Collected data:
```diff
@@ -121,9 +123,10 @@
 #endif
 constexpr int PF_BELOW = AQ_PF_BELOW;
 #ifndef AQ_PF_ISSUE
-#define AQ_PF_ISSUE 160
+#define AQ_PF_ISSUE (WCAP / 4)
 #endif
 constexpr int PF_ISSUE = AQ_PF_ISSUE;
+static_assert(PF_ISSUE == PF_BELOW, "the refill is issued and landed in one event: one line");
 constexpr RingLines RL{WCAP, AQ_SPILL_LINE, PF_ISSUE, PF_BELOW, REFILL};
 static_assert(ring_lines_valid(RL),
               "ring lines: line <= WCAP, a landed prefetch stays at or below the line, a spill finds a whole chunk");
@@ -701,8 +704,6 @@
     unsigned seen_head = 0, seen_tail = 0;
     unsigned long long spilled = 0;
     unsigned long long lock_spins = 0;
-    unsigned pf_n = 0;
-    PairRegs pf{};
     unsigned long long cl0 = 0;
     if constexpr (DIAG) {
         if (tid == 0) s_dg[DG_T_START] = t_entry;
@@ -724,11 +725,7 @@
             }
         }
     };
-    auto chunk_out = [&](unsigned& bt, unsigned& ct, unsigned& pfn) {
-        if (pfn) {
-            ct += pfn;
-            pfn = 0;
-        }
+    auto chunk_out = [&](unsigned& bt, unsigned& ct) {
         if (ct + (unsigned)SPILL <= (unsigned)CCAP) {
             spill_to_cellar(bt, ct);
             ct += (unsigned)SPILL;
@@ -761,25 +758,23 @@
         if constexpr (DIAG) { if (lane == 0) atomicAdd(&s_dg[DG_POOL_PUSH], 64ull); }
         bt += 64;
     };
+    auto chunk_in = [&](unsigned& bt, unsigned& tp, unsigned& ct) {
+        if (bt < 64u) {
+            bt += (unsigned)WCAP;
+            tp += (unsigned)WCAP;
+        }
+        bt -= 64u;
+        ct -= 64u;
+        lds_store6(ring_addr(ring8, ring_slot(bt) + lane, ring_vmask), chunk_load(&cel->c[ct / 64u], lane));
+        if constexpr (DIAG) { if (lane == 0) atomicAdd(&s_dg[DG_PREFETCH], 64ull); }
+    };
     const ExpConsts kk = pinned_exp_consts();
     constexpr bool burst_cap = !HIST;
     for (;;) {
         top = uni(top);
         bot = uni(bot);
         ctop = uni(ctop);
-        pf_n = uni(pf_n);
         poll_ctr = uni(poll_ctr);
-        if (pf_n && top - bot <= (unsigned)PF_BELOW) {
-            if (bot < 64u) {
-                bot += (unsigned)WCAP;
-                top += (unsigned)WCAP;
-            }
-            bot -= pf_n;
-            if (lane < pf_n) lds_store6(ring_addr(ring8, ring_slot(bot) + lane, ring_vmask), pf);
-            if constexpr (DIAG) { if (lane == 0) atomicAdd(&s_dg[DG_PREFETCH], (unsigned long long)pf_n); }
-            __builtin_amdgcn_wave_barrier();
-            pf_n = 0;
-        }
         unsigned size = top - bot;
 
         if (size == 0) {
@@ -1430,7 +1425,7 @@
         }
 
         if (above_line(RL, size)) {
-            chunk_out(bot, ctop, pf_n);
+            chunk_out(bot, ctop);
             __builtin_amdgcn_wave_barrier();
             continue;
         }
@@ -1507,10 +1502,9 @@
                 continue;
             }
         }
-        if (ctop > 0 && pf_n == 0 && size <= (unsigned)PF_ISSUE) {
-            pf_n = 64u;
-            ctop -= pf_n;
-            pf = chunk_load(&cel->c[ctop / 64u], lane);
+        if (ctop > 0 && size <= (unsigned)PF_BELOW) {
+            chunk_in(bot, top, ctop);
+            size += 64u;
             __builtin_amdgcn_wave_barrier();
         }
 
@@ -1519,14 +1513,14 @@
         unsigned b_top = uni(top), b_size = uni(size), b_poll = uni(poll_ctr);
         unsigned b_n = 0;
         unsigned long long b_dv = 0;
-        unsigned b_bot = uni(bot), b_ctop = uni(ctop), b_pf = uni(pf_n);
+        unsigned b_bot = uni(bot), b_ctop = uni(ctop);
         bool b_mixed = uni(mixed);
         unsigned b_S = b_size, b_S0 = b_size;
         unsigned long long b_am = 0;
         double ca = 0.0, cb = 0.0, cfa = 0.0, cfm = 0.0, cfb = 0.0, cdw = 0.0;
         unsigned b_lo1, b_span;
         auto window = [&]() {
-            b_lo1 = burst_lo1(RL, b_pf != 0u, b_ctop > 0u);
+            b_lo1 = burst_lo1(RL, false, b_ctop > 0u);
             b_span = burst_span(RL, b_lo1);
         };
         window();
@@ -1537,6 +1531,7 @@
         __builtin_amdgcn_s_waitcnt(0xC07F);
         bool b_go;
         for (;;) {
+        asm volatile("" : "+s"(b_rem));
         for (;;) {
             unsigned long long c0 = 0, c1 = 0;
             if constexpr (DIAG) c0 = clk();
@@ -1625,11 +1620,10 @@
             asm volatile("" : "+s"(b_re));
             const unsigned sz = b_S;
             if (b_re != 0u && sz != 0u) {
+                unsigned long long ce0 = 0;
+                int ev = -1;
+                if constexpr (AQ_STAMPS && !DIAG) ce0 = clk();
                 if (above_line(RL, sz)) {
-                    if (b_pf) {
-                        b_ctop += b_pf;
-                        b_pf = 0;
-                    }
                     if (b_ctop + (unsigned)SPILL <= (unsigned)CCAP) {
                         spill_to_cellar(b_bot, b_ctop);
                         b_ctop += (unsigned)SPILL;
@@ -1637,26 +1631,25 @@
                         b_S -= (unsigned)SPILL;
                         b_S0 -= (unsigned)SPILL;
                         b_go = true;
-                    }
-                } else if (b_pf) {
-                    if (b_bot < 64u) {
-                        b_bot += (unsigned)WCAP;
-                        b_top += (unsigned)WCAP;
-                    }
-                    b_bot -= b_pf;
-                    if (lane < b_pf) lds_store6(ring_addr(ring8, ring_slot(b_bot) + lane, ring_vmask), pf);
-                    if constexpr (DIAG) { if (lane == 0) atomicAdd(&s_dg[DG_PREFETCH], (unsigned long long)b_pf); }
-                    b_S += b_pf;
-                    b_S0 += b_pf;
-                    b_pf = 0;
+                        ev = EV_SPILL;
+                    }
+                } else if (b_ctop > 0u) {
+                    chunk_in(b_bot, b_top, b_ctop);
+                    b_S += 64u;
+                    b_S0 += 64u;
                     b_go = true;
-                } else if (b_ctop > 0u) {
-                    b_pf = 64u;
-                    b_ctop -= 64u;
-                    pf = chunk_load(&cel->c[b_ctop / 64u], lane);
-                    b_go = true;
+                    ev = EV_REFILL;
                 }
                 if (b_go) window();
+                if constexpr (AQ_STAMPS && !DIAG) {
+                    if (ev >= 0) {
+                        const unsigned long long dc = clk() - ce0;
+                        for (int i = 0; i < EV_END; ++i) {
+                            stp[ST_EV_C + i] += ev == i ? dc : 0ull;
+                            stp[ST_EV_N + i] += ev == i ? 1ull : 0ull;
+                        }
+                    }
+                }
             }
             __builtin_amdgcn_wave_barrier();
             if (!b_go) break;
@@ -1666,8 +1659,14 @@
         if constexpr (burst_cap) b_capped = __ballot((acc.maxdt & 255u) >= (unsigned)max_depth) != 0ull;
         if (!__builtin_expect(b_capped, 0)) {
             for (unsigned n = uni(exit_chunks(RL, b_top - b_bot, (unsigned)__popcll(b_am))); n != 0u; --n) {
-                chunk_out(b_bot, b_ctop, b_pf);
+                unsigned long long ce0 = 0;
+                if constexpr (AQ_STAMPS && !DIAG) ce0 = clk();
+                chunk_out(b_bot, b_ctop);
                 b_S0 -= 64u;
+                if constexpr (AQ_STAMPS && !DIAG) {
+                    stp[ST_EV_C + EV_END] += clk() - ce0;
+                    stp[ST_EV_N + EV_END] += 1ull;
+                }
             }
         }
         lds_push6_masked(b_am, ring_addr(ring8, ring_slot(b_top) + mbcnt(b_am), ring_vmask), ca, cb, cfa, cfm, cfb,
@@ -1675,7 +1674,6 @@
         b_top += (unsigned)__popcll(b_am);
         bot = b_bot;
         ctop = b_ctop;
-        pf_n = b_pf;
         b_poll += (b_max - b_rem) - 1u;
         top = b_top;
         poll_ctr = b_poll;
@@ -1689,7 +1687,6 @@
                 err |= ERRB_DEPTH;
                 top = bot;
                 ctop = 0;
-                pf_n = 0;
             }
         }
         mixed = b_mixed;
```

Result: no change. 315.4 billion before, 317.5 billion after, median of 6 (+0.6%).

ABOUT THIS EXERCISE
Retrieve every line above holding the word "auto".

REPLY TO THE EXERCISE
-    auto chunk_out = [&](unsigned& bt, unsigned& ct, unsigned& pfn) {
+    auto chunk_out = [&](unsigned& bt, unsigned& ct) {
+    auto chunk_in = [&](unsigned& bt, unsigned& tp, unsigned& ct) {
         auto window = [&]() {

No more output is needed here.